I've seen you type this before, and a quick google tells me it's a country band. What does it mean??:blink:


----------



## moore

SlimPickins said:


> I've seen you type this before, and a quick google tells me it's a country band. What does it mean??:blink:


As you well know I can say some stupid chit at times .br549 means I said something really stupid or said something that may get me banned ..
[edit logo] ..............utube music thread #104 ..got a pm last night with same question :blink:


----------



## moore

SlimPickins said:


> I've seen you type this before, and a quick google tells me it's a country band.
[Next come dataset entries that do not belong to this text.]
@@ -784,7 +787,7 @@
 {
     if (hipMemcpyFromSymbol(out, HIP_SYMBOL(zw_phase_cycles_dev), sizeof(zw_phase_cycles_dev)) != hipSuccess) return -1;
     if (reset) {
-        static unsigned long long z[2][24];
+        static unsigned long long z[2][ZW_PH_N];
         if (hipMemcpyToSymbol(HIP_SYMBOL(zw_phase_cycles_dev), z, sizeof z) != hipSuccess) return -1;
     }
     return 0;
@@ -2026,6 +2029,211 @@
         PH_COUNT(7);
     }
     return anynz;
+}
+
+__device__ void final_luma_pair(const Ctx& CA, const Ctx& CB, int modeA, int modeB, bool trel, uint32_t& resA,
+                                uint32_t& resB)
+{
+    [[maybe_unused]] const Ctx& C = CA;
+    WaveLds* W = CA.W;
+    const int l = CA.lane, hm = l >> 5, b = l & 15, bx = b & 3, by = b >> 2;
+    const bool own = (l & 16) == 0;
+    PH_START();
+    build_luma_border(CA);
+    build_luma_border(CB);
+    MbLds* const M = hm ? CB.M : CA.M;
+    const ZwSegment* const S = hm ? CB.S : CA.S;
+    const uint8_t* const sY = hm ? CB.sY : CA.sY;
+    const int mode = hm ? modeB : modeA;
+    const uint8_t* ws = M->ws;
+    const int above = CA.mby != 0, left = CA.mbx != 0;
+    int dcv;
+    {
+        const int v = (int)ws[csel(own, 1 + b, (b + 1) * ZW_BPS)] & -(int)(own ? above : left);
+        const int sum = red16(v);
+        const int sa = __builtin_amdgcn_readlane(sum, 0) + __builtin_amdgcn_readlane(sum, 16);
+        const int sb = __builtin_amdgcn_readlane(sum, 32) + __builtin_amdgcn_readlane(sum, 48);
+        const int shf = 3 + above + left;
+        dcv = (!above && !left) ? 128 : (((hm ? sb : sa) + (1 << (shf - 1))) >> shf);
+    }
+    int c[16];
+    uint32_t ppk[4];
+    {
+        const int P0 = ws[0];
+        int L[4], Tp[4], r[16];
+#pragma unroll
+        for (int i = 0; i < 4; i++) {
+            L[i] = ws[(by * 4 + i + 1) * ZW_BPS];
+            Tp[i] = ws[1 + bx * 4 + i];
+        }
+#pragma unroll
+        for (int i = 0; i < 4; i++) {
+            const uint32_t srow = *(const uint32_t*)(sY + (by * 4 + i) * 16 + bx * 4);
+            ppk[i] = 0;
+#pragma unroll
+            for (int j = 0; j < 4; j++) {
+                const int p = sel4(mode, dcv, Tp[j], L[i], clamp255(L[i] + Tp[j] - P0));
+                ppk[i] |= (uint32_t)p << (8 * j);
+                r[i * 4 + j] = (int)((srow >> (8 * j)) & 255u) - p;
+            }
+        }
+        fdct16_pk(r, c);
+    }
+    int y2dq;
+    uint32_t anyA, anyB;
+    {
+        const int d = wht_g(c[0], b);
+        const int t = b > 0;
+        const int y2q = quantz(d, S->y2.iq[t], S->y2.bias[t]);
+        if (own) M->lev[16][izz_of(b)] = (int16_t)y2q;
+        y2dq = iwht_g(m24(y2q, (int)S->y2.q[t]), b);
+        int snz = y2q != 0;
+        const uint32_t iq1 = S->y1.iq[1], bs1 = S->y1.bias[1];
+#pragma unroll
+        for (int k = 1; k < 16; k++) snz |= quantz(c[k], iq1, bs1) != 0;
+        const unsigned long long any = __ballot(snz != 0);
+        anyA = (uint32_t)any != 0u;
+        anyB = (uint32_t)(any >> 32) != 0u;
+    }
+    PH_MARK_L(16, l, 0);
+    const int q1 = (int)S->y1.q[1];
+    int nzb = 0;
+    auto finish = [&](bool act, int* lv) {
+        wsync();
+        if (act) {
+            int dq[16];
+            lv[0] = 0;
+#pragma unroll
+            for (int n = 0; n < 16; n++) M->lev[b][n] = (int16_t)lv[n];
+#pragma unroll
+            for (int n = 1; n < 16; n++) dq[kZZ(n)] = m24(lv[n], q1);
+            dq[0] = y2dq;
+            idct16(dq);
+            uint8_t* wsp = M->ws;
+#pragma unroll
+            for (int k = 0; k < 16; k++) {
+                const int y = by * 4 + (k >> 2), x = bx * 4 + (k & 3);
+                const int p = (int)((ppk[k >> 2] >> (8 * (k & 3))) & 255u);
+                wsp[(y + 1) * ZW_BPS + 1 + x] = (uint8_t)clamp255(p + dq[k]);
+            }
+        }
+    };
+    if (trel) {
+        const bool tzl = pf_trivial(c, (uint32_t)q1, S->y1.iq[1], S->sharpen);
+        const unsigned long long tzb = __ballot(tzl);
+        const unsigned tzA = (unsigned)tzb & 0xffffu, tzB = (unsigned)(tzb >> 32) & 0xffffu;
+        unsigned eA = 0, eB = 0;
+#pragma unroll
+        for (int q = 0; q < 4; q++) {
+            eA |= (unsigned)(__builtin_amdgcn_readfirstlane(CA.top_c[CA.ocx + 1 + q]) != 0) << q;
+            eA |= (unsigned)(__builtin_amdgcn_readfirstlane(CA.M->left_c[1 + q]) != 0) << (4 + q);
+            eB |= (unsigned)(__builtin_amdgcn_readfirstlane(CB.top_c[CB.ocx + 1 + q]) != 0) << q;
+            eB |= (unsigned)(__builtin_amdgcn_readfirstlane(CB.M->left_c[1 + q]) != 0) << (4 + q);
+        }
+        unsigned long long mA = 0, mB = 0;
+        {
+            const unsigned need = pf_need(b, hm ? tzB : tzA, hm ? eB : eA);
+#pragma unroll
+            for (int cx = 0; cx < 3; cx++) {
+                const unsigned long long nb = __ballot((need >> cx) & 1u);
+                mA |= (nb & 0xffffull) << (16 * cx);
+                mB |= ((nb >> 32) & 0xffffull) << (16 * cx);
+            }
+        }
+        const bool one = pf_one_call(mA, mB);
+        if (own) {
+            uint32_t* st = (uint32_t*)M->lev[b];
+#pragma unroll
+            for (int i = 0; i < 8; i++) st[i] = pack_lo(c[2 * i], c[2 * i + 1]);
+        }
+        if (one) PH_COUNT(24);
+        else PH_COUNT(25);
+        const int ncall = one ? 1 : 2;
+#pragma nounroll
+        for (int r = 0; r < ncall; r++) {
+            const unsigned long long cA = one ? mA : (r == 0 ? ZW_PF_ALL : 0ull);
+            const unsigned long long cB = one ? mB : (r == 1 ? ZW_PF_ALL : 0ull);
+            const int nA = pf_count(cA), nT = nA + pf_count(cB);
+            const unsigned long long cm = hm ? cB : cA;
+            const int base = hm ? nA : 0;
+            if (own) {
+#pragma unroll
+                for (int cx = 0; cx < 3; cx++)
+                    if ((cm >> (cx * 16 + b)) & 1ull) W->dc[pf_task(cm, base, b, cx) & 63] = (hm << 6) | (cx << 4) | b;
+            }
+            wsync();
+            int lv[16];
+#pragma unroll
+            for (int n = 0; n < 16; n++) lv[n] = 0;
+            int tnz = 0;
+            if (l < nT) {
+                const int td = W->dc[l];
+                const bool tf = (td >> 6) & 1;
+                const ZwSegment* const St = tf ? CB.S : CA.S;
+                const uint32_t* st = (const uint32_t*)(tf ? CB.M : CA.M)->lev[td & 15];
+                int dq[16];
+#pragma unroll
+                for (int i = 0; i < 8; i++) {
+                    const uint32_t w = st[i];
+                    dq[2 * i] = lo16(w);
+                    dq[2 * i + 1] = hi16(w);
+                }
+                tnz = trellis<1, true>(dq, lv, St->y1, St->sharpen, St->lt_i16, tf ? CB.T : CA.T, 0, (td >> 4) & 3);
+            }
+            PH_MARK_L(17, l, 0);
+            const unsigned long long nzm = __ballot(l < nT && tnz);
+            auto chain = [&](unsigned long long cmf, int basef, unsigned tz, unsigned e, unsigned& code,
+                             unsigned& nzbits) {
+                int nt[4], nl[4];
+#pragma unroll
+                for (int q = 0; q < 4; q++) {
+                    nt[q] = (int)((e >> q) & 1u);
+                    nl[q] = (int)((e >> (4 + q)) & 1u);
+                }
+                code = nzbits = 0;
+#pragma unroll
+                for (int bb = 0; bb < 16; bb++) {
+                    const int cx = min(nl[bb >> 2] + nt[bb & 3], 2);
+                    const int z = ((tz >> bb) & 1u) ? 0 : (int)((nzm >> (pf_task(cmf, basef, bb, cx) & 63)) & 1ull);
+                    nt[bb & 3] = z;
+                    nl[bb >> 2] = z;
+                    code |= (unsigned)cx << (2 * bb);
+                    nzbits |= (unsigned)z << bb;
+                }
+            };
+            unsigned codeA = 0, nzA = 0, codeB = 0, nzB = 0;
+            if (one || r == 0) chain(cA, 0, tzA, eA, codeA, nzA);
+            if (one || r == 1) chain(cB, nA, tzB, eB, codeB, nzB);
+            const int cxb = (int)(((hm ? codeB : codeA) >> (2 * b)) & 3u);
+            const int srcl = pf_task(cm, base, b, cxb) & 63;
+            const bool act = own && (one || r == hm);
+            const bool zero = (((hm ? tzB : tzA) >> b) & 1u) != 0u;
+            int gl[16];
+#pragma unroll
+            for (int i = 0; i < 8; i++) {
+                const uint32_t w = (uint32_t)__shfl((int)pack_lo(lv[2 * i], lv[2 * i + 1]), srcl);
+                gl[2 * i] = zero ? 0 : lo16(w);
+                gl[2 * i + 1] = zero ? 0 : hi16(w);
+            }
+            if (act) nzb = (int)(((hm ? nzB : nzA) >> b) & 1u);
+            PH_MARK_L(18, l, 0);
+            finish(act, gl);
+            wsync();
+        }
+    } else {
+        int lv[16];
+#pragma unroll
+        for (int n = 1; n < 16; n++) {
+            lv[n] = quantz(c[kZZ(n)], S->y1.iq[1], S->y1.bias[1]);
+            nzb |= lv[n] != 0;
+        }
+        finish(own, lv);
+    }
+    const unsigned long long nzall = __ballot(own && nzb);
+    resA = ((uint32_t)nzall & 0xffffu) | (anyA << 16);
+    resB = ((uint32_t)(nzall >> 32) & 0xffffu) | (anyB << 16);
+    wsync();
+    PH_MARK_L(14, l, 0);
 }
 
 __device__ int final_chroma(const Ctx& C, int mode, int8_t* top_derr, int uv_nz[8])
@@ -2686,11 +2894,11 @@
     const bool keep_i4 = !trel && (PASS == 1 || a.dbg == nullptr);
     const size_t nmb = (size_t)mbw * mbh;
 #ifdef ZW_PHASE_PROF
-    if (lane < 24) W->ph[lane] = 0;
+    if (lane < ZW_PH_N) W->ph[lane] = 0;
     wsync();
     auto ph_flush = [&]() {
-        if (lane < 24) atomicAdd(&zw_phase_cycles_dev[PASS - 1][lane], W->ph[lane]);
-        if (lane < 24) atomicAdd(&zw_wave_cycles_dev[PASS - 1][wv][lane], W->ph[lane]);
+        if (lane < ZW_PH_N) atomicAdd(&zw_phase_cycles_dev[PASS - 1][lane], W->ph[lane]);
+        if (lane < ZW_PH_N) atomicAdd(&zw_wave_cycles_dev[PASS - 1][wv][lane], W->ph[lane]);
     };
 #else
     auto ph_flush = []() {};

What does it mean??:blink:


I Stumped the professor !!!:clap::clap::clap:YA never saw hee haw Slim??
I bet Ringo has.. ...should i br549 this post?? :blink:...


----------



## gotmud

I'm a pickin, and he's a grinnin:thumbup:


----------



## SlimPickins

moore said:


> I Stumped the professor !!!:clap::clap::clap:YA never saw hee haw Slim??
> I bet Ringo has.. ...should i br549 this post?? :blink:...


Nope, I never have :blink: Wiki tells me that there was a Slim Picken's BBQ though...perhaps I should hunt down some reruns.

So.....what does it mean?

And what's up with callin' me professor?


----------



## moore

SlimPickins said:


> Nope, I never have :blink: Wiki tells me that there was a Slim Picken's BBQ though...perhaps I should hunt down some reruns.
> 
> So.....what does it mean?And what's up with callin' me professor?


That's funny!! You don't know who the real Slim Pickins is!


----------



## SlimPickins

moore said:


> That's funny!! You don't know who the real Slim Pickins is!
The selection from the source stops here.